===== SOURCE RECORDS =====
template <bool WIDE>
__device__ __forceinline__ void sb_search(const SbArgs& a, const SbLds& l, const SbBlock& k, uint32_t j, bool active, uint16_t* mine,
                                          uint32_t* pend, uint32_t* cnt_out, uint32_t* steps) {
  const SbOwn p = sb_own_point<WIDE>(a, l, k, active ? j : 0u);
  uint32_t mask = active ? p.mask : 0u;
  uint32_t q = 0, e = 0, cnt = 0;
  uint32_t ne2 = l.cse[mask ? p.corner + sb_cell_offset((uint32_t)__ffs((int)mask) - 1u) : 0u];
  while (__ballot(active)) {
    ++*steps;
    const bool need = active && q >= e;
    const bool fetch = need && mask != 0u;
    const uint32_t s2 = ne2 & 0xFFFFu, t2 = ne2 >> 16;
    const uint32_t t3 = s2 < k.n_own ? min(t2, j) : t2;
    mask = fetch ? (mask & (mask - 1u)) : mask;
    q = fetch ? s2 : q;
    e = fetch ? t3 : e;
    active = active && !(need && !fetch);
    if (__ballot(fetch)) {
      const uint32_t nxt = l.cse[(fetch && mask) ? p.corner + sb_cell_offset((uint32_t)__ffs((int)mask) - 1u) : 0u];
      ne2 = fetch ? nxt : ne2;
    }
    const bool valid = active && q < e;
    bool sure, maybe;
    sb_compare<WIDE>(a, p, l.pts[valid ? q : 0u], sure, maybe);
    maybe = maybe && valid;
    if (__ballot(maybe)) {
      const bool band = maybe && !sure;
      bool near = maybe && sure;
      if (__ballot(band)) {
        if (band) {
          const uint32_t slot = atomicAdd(&pend[SB_PEND], 1u);
          if (slot < (uint32_t)SB_PEND) pend[slot] = (j << 16) | q;
          else near = sb_exact_near(a, k.first + j, sb_active_index(l, k, q));
        }
      }
      if (near && cnt < (uint32_t)SB_K) mine[cnt] = (uint16_t)q;
      cnt += near ? 1u : 0u;
    }
    q += valid ? 1u : 0u;
  }
  *cnt_out = cnt;
}

__device__ __forceinline__ uint32_t sb_state_of(const SbArgs& a, const SbLds& l, const SbBlock& k, uint32_t q, bool poll) {
  uint32_t s = sb_lds_state(l.st, q);
  if (poll && s == SB_U && q >= k.n_own) {
    const uint32_t gi = sb_active_index(l, k, q);
    s = (sb_load_word(a.st2 + (gi >> 4)) >> ((gi & 15u) * 2u)) & 3u;
    if (s != SB_U) sb_lds_set(l.st, q, s);
  }
  return s;
}

template <bool WIDE>
__global__ __launch_bounds__(SB_THREADS, SB_MINW) void sb_block_kernel(SbArgs a) {
  extern __shared__ __align__(16) unsigned char sb_smem[];
  const SbLds l = sb_carve(sb_smem, a.own_cap, a.halo_cap);
  const uint32_t tid = threadIdx.x, lane = tid & 63u, wave = tid >> 6;
  const uint32_t nb_per_node = 1u << (3u * (a.cl - 3u));
  const uint32_t gmax = 1u << (a.cl - 1u);
  const uint64_t gran_per_node = 1ull << (3u * (a.cl - 1u));
  uint32_t* words = a.ctr + SB_NC * SB_CTR_STRIDE;
  uint32_t kc = (blockIdx.x & 7u) + 8u * ((blockIdx.x >> 3) % (SB_NC / 8u));
  uint32_t tried = 0;
  uint32_t my_blocks = 0, my_iters = 0, my_waits = 0, my_research = 0, my_steps = 0;
  uint16_t* rc = l.nbr;
#ifdef SWZ_SB_STATS
  uint32_t tacc[8] = {0, 0, 0, 0, 0, 0, 0, 0};
  uint64_t tlast = wall_clock64();
#endif
  if (tid == 0) l.misc[SBM_ABORT] = 0;

  for (;;) {
    if (tid == 0) {
      uint32_t sn = SB_NONE, b = 0;
      if (l.misc[SBM_ABORT] == 0 && sb_load_word(words + SBW_ABORT) == SB_ABORT_NONE) {
        while (tried < SB_NC) {
          const uint32_t nodes_k = a.ns > kc ? (a.ns - kc + SB_NC - 1u) / SB_NC : 0u;
          if (nodes_k) {
            const uint32_t t = __hip_atomic_fetch_add(a.ctr + kc * SB_CTR_STRIDE, 1u, __ATOMIC_RELAXED, __HIP_MEMORY_SCOPE_AGENT);
            if ((uint64_t)t < (uint64_t)nodes_k * nb_per_node) {
              sn = (t % nodes_k) * SB_NC + kc;
              b = t / nodes_k;
              break;
            }
          }
          kc = (kc + 1u) % SB_NC;
          ++tried;
        }
      }
      l.misc[SBM_SN] = sn;
      l.misc[SBM_B] = b;
      l.misc[SBM_FIRST] = SB_NONE;
      l.misc[SBM_NOWN] = 0;
    }
    if (tid < 128u) l.occ[tid] = 0u;
    __syncthreads();
    SB_T(0);
    const uint32_t sn = l.misc[SBM_SN], b = l.misc[SBM_B];
    if (sn == SB_NONE) break;

    const uint32_t bx = contract_bits_by_3_u32(b >> 2), by = contract_bits_by_3_u32(b >> 1), bz = contract_bits_by_3_u32(b);
    const uint2* gt = a.gtab + (uint64_t)sn * gran_per_node;
    uint32_t own_cnt = 0, halo_cnt = 0, run_first = 0;
    if (tid < 216u) {
      const uint32_t rx = tid % 6u, ry = (tid / 6u) % 6u, rz = tid / 36u;
      const int gx = (int)(bx * 4u + rx) - 1, gy = (int)(by * 4u + ry) - 1, gz = (int)(bz * 4u + rz) - 1;
      const bool inner = rx - 1u < 4u && ry - 1u < 4u && rz - 1u < 4u;
      if (gx >= 0 && gy >= 0 && gz >= 0 && gx < (int)gmax && gy < (int)gmax && gz < (int)gmax) {
        const uint32_t code = (sb_expand3((uint32_t)gx) << 2) | (sb_expand3((uint32_t)gy) << 1) | sb_expand3((uint32_t)gz);
        if (inner || code < (b << 6)) {
          const uint2 e = gt[code];
          if (e.y) {
            run_first = e.x;
            if (inner) own_cnt = e.y - e.x; else halo_cnt = e.y - e.x;
          }
        }
      }
      if (own_cnt) {
        atomicMin(&l.misc[SBM_FIRST], run_first);
        atomicAdd(&l.misc[SBM_NOWN], own_cnt);
      }
      l.sfirst[tid] = run_first;
    }
    uint32_t n_halo = 0;
    const uint32_t halo_off = block_excl_sum<SB_THREADS>(min(halo_cnt, 0xFFFFFu), l.scan, n_halo);
    SbBlock k;
    k.n_own = l.misc[SBM_NOWN];
    k.first = l.misc[SBM_FIRST];
    k.bx8 = bx * 8u;
    k.by8 = by * 8u;
    k.bz8 = bz * 8u;
    const uint32_t n_own = k.n_own;
    if (n_own == 0) {
      __syncthreads();
      continue;
    }
    const uint32_t total = n_own + n_halo;
    if (n_own > a.own_cap || n_halo > a.halo_cap) {
      if (tid == 0) {
        __hip_atomic_fetch_max(words + SBW_MAX_OWN, n_own, __ATOMIC_RELAXED, __HIP_MEMORY_SCOPE_AGENT);
        __hip_atomic_fetch_max(words + SBW_MAX_HALO, n_halo, __ATOMIC_RELAXED, __HIP_MEMORY_SCOPE_AGENT);
        __hip_atomic_fetch_max(words + SBW_ABORT, (uint32_t)SB_ABORT_CAPACITY, __ATOMIC_RELAXED, __HIP_MEMORY_SCOPE_AGENT);
      }
      break;
    }
    if (tid < 216u) l.soff[tid] = n_own + halo_off;
    if (tid == 216u) l.soff[216] = total;
    const uint32_t w0 = k.first >> 4;
    const uint32_t nw = ((k.first + n_own - 1u) >> 4) - w0 + 1u;
    for (uint32_t w = tid; w < nw; w += SB_THREADS) l.pub[w] = 0u;
    __syncthreads();
    SB_T(1);

#pragma unroll 1
    for (uint32_t half = 0; half < (uint32_t)SB_PMAX; half += 3u) {
      if (half * SB_THREADS >= total) break;
      uint32_t gi[3];
#pragma unroll
      for (int p = 0; p < 3; ++p) {
        const uint32_t j = tid + (half + (uint32_t)p) * SB_THREADS;
        gi[p] = SB_NONE;
        if (j < n_own) {
          gi[p] = k.first + j;
        } else if (j < total) {
          const uint32_t lo = sb_halo_slot(l, j);
          gi[p] = l.sfirst[lo] + (j - l.soff[lo]);
        }
      }
      uint64_t key[3];
      uint32_t sw[3];
#pragma unroll
      for (int p = 0; p < 3; ++p) {
        const uint32_t j = tid + (half + (uint32_t)p) * SB_THREADS;
        key[p] = 0;
        sw[p] = 0;
        if (gi[p] != SB_NONE) {
          key[p] = a.akey[gi[p]];
          if (j >= n_own) sw[p] = sb_load_word(a.st2 + (gi[p] >> 4));
        }
      }
#pragma unroll
      for (int p = 0; p < 3; ++p) {
        const uint32_t j = tid + (half + (uint32_t)p) * SB_THREADS;
        if (gi[p] == SB_NONE) continue;
        uint32_t x, y, z, cell;
        key_coords_u32(key[p], x, y, z);
        l.pts[j] = sb_make_point<WIDE>(a, k, x, y, z, &cell);
        rc[j] = (uint16_t)cell;
        l.st[j] = (uint8_t)((sw[p] >> ((gi[p] & 15u) * 2u)) & 3u);
      }
    }
    __syncthreads();
    SB_T(2);
    for (uint32_t j = tid; j < total; j += SB_THREADS) {
      const uint32_t r = rc[j];
      if (r == SB_CELL_NONE) continue;
      uint16_t* e = reinterpret_cast<uint16_t*>(l.cse + sb_cell_index(r));
      if (j == 0 || rc[j - 1] != r) {
        e[0] = (uint16_t)j;
        atomicOr(&l.occ[(r >> 8) * 10u + ((r >> 4) & 15u)], 1u << (r & 15u));
      }
      if (j + 1 == total || rc[j + 1] != r) e[1] = (uint16_t)(j + 1);
    }
    __syncthreads();
    SB_T(3);

    const uint32_t wa = wave * nw / 4u, wb = (wave + 1u) * nw / 4u;
    const uint32_t ja = max(k.first, (w0 + wa) << 4) - k.first;
    const uint32_t jb = wa < wb ? min(k.first + n_own, (w0 + wb) << 4) - k.first : ja;
    uint32_t* pend = l.pend + wave * (uint32_t)(SB_PEND + 1);
    uint8_t* cnt1 = reinterpret_cast<uint8_t*>(l.cnt4);
    if (lane == 0) pend[SB_PEND] = 0u;
    for (uint32_t base = ja; base < jb; base += 64u) {
      const uint32_t j = base + lane;
      const bool have = j < jb;
      uint32_t cnt = 0;
      sb_search<WIDE>(a, l, k, j, have, l.nbr + (size_t)(have ? j : 0u) * SB_K, pend, &cnt, &my_steps);
      if (have) cnt1[j] = (uint8_t)min(cnt, SB_CNT_SAT);
    }
    {
      const uint32_t np = min(pend[SB_PEND], (uint32_t)SB_PEND);
      for (uint32_t i = lane; i < np; i += 64u) {
        const uint32_t j = pend[i] >> 16, q = pend[i] & 0xFFFFu;
        if (!sb_exact_near(a, k.first + j, sb_active_index(l, k, q))) continue;
        const uint32_t slot = (atomicAdd(&l.cnt4[j >> 2], 1u << (8u * (j & 3u))) >> (8u * (j & 3u))) & 0xFFu;
        if (slot < (uint32_t)SB_K) l.nbr[(size_t)j * SB_K + slot] = (uint16_t)q;
      }
    }
    for (uint32_t base = ja; base < jb; base += 64u) {
      const uint32_t j = base + lane;
      if (j >= jb) continue;
      const uint32_t cnt = cnt1[j];
      uint32_t dec = SB_U;
      if (cnt == 0u) {
        dec = SB_A;
      } else {
        static_assert(SB_K == 4, "four two-byte entries = one eight-byte load");
        uint64_t* slot = reinterpret_cast<uint64_t*>(l.nbr + (size_t)j * SB_K);
        const uint64_t n4 = *slot;
        const uint32_t c4 = min(cnt, (uint32_t)SB_K);
        uint32_t st[SB_K];
#pragma unroll
        for (int i = 0; i < SB_K; ++i) st[i] = (uint32_t)i < c4 ? sb_lds_state(l.st, (uint32_t)(n4 >> (16 * i)) & 0xFFFFu) : (uint32_t)SB_R;
        uint64_t kept = 0;
        uint32_t nk = 0;
        bool any_a = false;
#pragma unroll
        for (int i = 0; i < SB_K; ++i) {
          any_a |= st[i] == SB_A;
          if (st[i] == SB_U) {
            kept |= ((n4 >> (16 * i)) & 0xFFFFull) << (16u * nk);
            ++nk;
          }
        }
        if (any_a) {
          dec = SB_R;
        } else if (cnt <= (uint32_t)SB_K) {
          if (nk == 0u) {
            dec = SB_A;
          } else if (nk != cnt) {
            *slot = kept;
            cnt1[j] = (uint8_t)nk;
          }
        }
      }
      if (dec != SB_U) {
        sb_lds_set(l.st, j, dec);
        const uint32_t gi = k.first + j;
        atomicOr(&l.pub[(gi >> 4) - w0], dec << ((gi & 15u) * 2u));
      }
    }
    SB_T(4);
    uint64_t t_idle = 0;
    uint32_t idle = 0;
    bool gave_up = false, poll = false, to_publish = true;
    for (;;) {
      bool remaining = false, progress = false, halo_wait = false;
      for (uint32_t base = ja; base < jb; base += 64u) {
        const uint32_t j = base + lane;
        const bool have = j < jb;
        uint32_t cur = have ? sb_lds_state(l.st, j) : (uint32_t)SB_R;
        const bool und = have && cur == SB_U;
        if (!__ballot(und)) continue;
        static_assert(SB_K == 4, "four two-byte entries = one eight-byte load");
        const uint32_t cnt = und ? cnt1[j] : 0u;
        const uint64_t n4 = und ? *reinterpret_cast<const uint64_t*>(l.nbr + (size_t)j * SB_K) : 0ull;
        const uint32_t c4 = min(cnt, (uint32_t)SB_K);
        uint32_t q[SB_K], st[SB_K];
        uint32_t inround = 0;
#pragma unroll
        for (int i = 0; i < SB_K; ++i) {
          q[i] = (uint32_t)(n4 >> (16 * i)) & 0xFFFFu;
          const bool used = (uint32_t)i < c4;
          const bool here = used && q[i] >= base && q[i] < min(base + 64u, jb);
          inround |= here ? 1u << i : 0u;
          st[i] = used && !here ? sb_lds_state(l.st, q[i]) : (uint32_t)SB_R;
        }
        bool ext_a = false, ext_u = false;
#pragma unroll
        for (int i = 0; i < SB_K; ++i) {
          uint32_t v = st[i];
          if (poll && v == SB_U && q[i] >= k.n_own) v = sb_state_of(a, l, k, q[i], true);
          ext_a |= v == SB_A;
          ext_u |= v == SB_U;
          halo_wait |= v == SB_U && q[i] >= k.n_own;
        }
        const bool listed = und && cnt <= (uint32_t)SB_K;
        bool in_u_last = false;
        for (;;) {
          bool in_a = false, in_u = false;
#pragma unroll
          for (int i = 0; i < SB_K; ++i) {
            const uint32_t sv = (uint32_t)__shfl((int)cur, (int)((q[i] - base) & 63u), WAVE);
            if ((inround >> i) & 1u) {
              in_a |= sv == SB_A;
              in_u |= sv == SB_U;
            }
          }
          in_u_last = in_u;
          bool changed = false;
          if (und && cur == SB_U) {
            if (ext_a || in_a) {
              cur = SB_R;
              changed = true;
            } else if (listed && !ext_u && !in_u) {
              cur = SB_A;
              changed = true;
            }
          }
          if (!__ballot(changed)) break;
        }
        if (und && cur == SB_U && cnt > (uint32_t)SB_K && !ext_u && !in_u_last) {
          bool any_a = false, any_u = false;
          ++my_research;
          sb_visit<WIDE>(a, l, k, j, [&](uint32_t qq) {
            const uint32_t sv = sb_state_of(a, l, k, qq, true);
            any_a |= sv == SB_A;
            any_u |= sv == SB_U;
            return !any_a;
          });
          if (any_a) cur = SB_R; else if (!any_u) cur = SB_A;
        }
        if (und && cur != SB_U) {
          sb_lds_set(l.st, j, cur);
          const uint32_t gi = k.first + j;
          atomicOr(&l.pub[(gi >> 4) - w0], cur << ((gi & 15u) * 2u));
          progress = true;
        } else if (und) {
          remaining = true;
        }
      }
      const bool any_progress = __ballot(progress) != 0, any_remaining = __ballot(remaining) != 0;
      if (lane == 0) ++my_iters;
      to_publish |= any_progress;
      if (any_progress && any_remaining && !poll) continue;
      if (to_publish) {
        for (uint32_t w = wa + lane; w < wb; w += 64u) {
          const uint32_t v = atomicExch(&l.pub[w], 0u);
          if (v) __hip_atomic_fetch_or(a.st2 + w0 + w, v, __ATOMIC_RELAXED, __HIP_MEMORY_SCOPE_AGENT);
        }
        to_publish = false;
      }
      if (!any_remaining) break;
      if (any_progress) {
        idle = 0;
        t_idle = 0;
        poll = false;
        continue;
      }
      poll = __ballot(halo_wait) != 0;
      ++idle;
      if (lane == 0) ++my_waits;
      if (idle > 1u) __builtin_amdgcn_s_sleep(4);
      if ((idle & 15u) == 0u) {
        uint32_t stop = 0;
        if (lane == 0) {
          const uint64_t now = wall_clock64();
          if (t_idle == 0) t_idle = now;
          if (sb_load_word(words + SBW_ABORT) != SB_ABORT_NONE || __hip_atomic_load(&l.misc[SBM_ABORT], __ATOMIC_RELAXED, __HIP_MEMORY_SCOPE_WORKGROUP)) {
            stop = 1;
          } else if (now - t_idle > a.timeout_ticks) {
            __hip_atomic_fetch_max(words + SBW_ABORT, (uint32_t)SB_ABORT_TIMEOUT, __ATOMIC_RELAXED, __HIP_MEMORY_SCOPE_AGENT);
            stop = 1;
          }
        }
        if (__shfl((int)stop, 0, WAVE)) {
          gave_up = true;
          break;
        }
      }
    }
    SB_T(5);
    if (gave_up) {
      if (lane == 0) __hip_atomic_store(&l.misc[SBM_ABORT], 1u, __ATOMIC_RELAXED, __HIP_MEMORY_SCOPE_WORKGROUP);
    } else {
      for (uint32_t base = ja; base < jb; base += 64u) {
        const uint32_t j = base + lane;
        if (j < jb && sb_lds_state(l.st, j) == SB_A) a.taken[k.first + j] = 1;
      }
    }
    if (tid == 0) ++my_blocks;
    __syncthreads();
    SB_T(6);
  }
#ifdef SWZ_SB_STATS
  if (tid == 0)
    for (int i = 0; i < 7; ++i) atomicAdd(words + SBW_T0 + i, tacc[i] >> 4);
#endif
  if (lane == 0) {
    if (my_blocks) atomicAdd(words + SBW_BLOCKS, my_blocks);
    if (my_iters) atomicAdd(words + SBW_ITER, my_iters);
    if (my_waits) atomicAdd(words + SBW_WAITS, my_waits);
    if (my_steps) atomicAdd(words + SBW_STEPS, my_steps);
  }
  if (my_research) atomicAdd(words + SBW_RESEARCH, my_research);
}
=====
## WHAT TO DO
The answer should be a single number giving how many lines in the records hold the word "SbBlock".

## WRITTEN ANSWER
3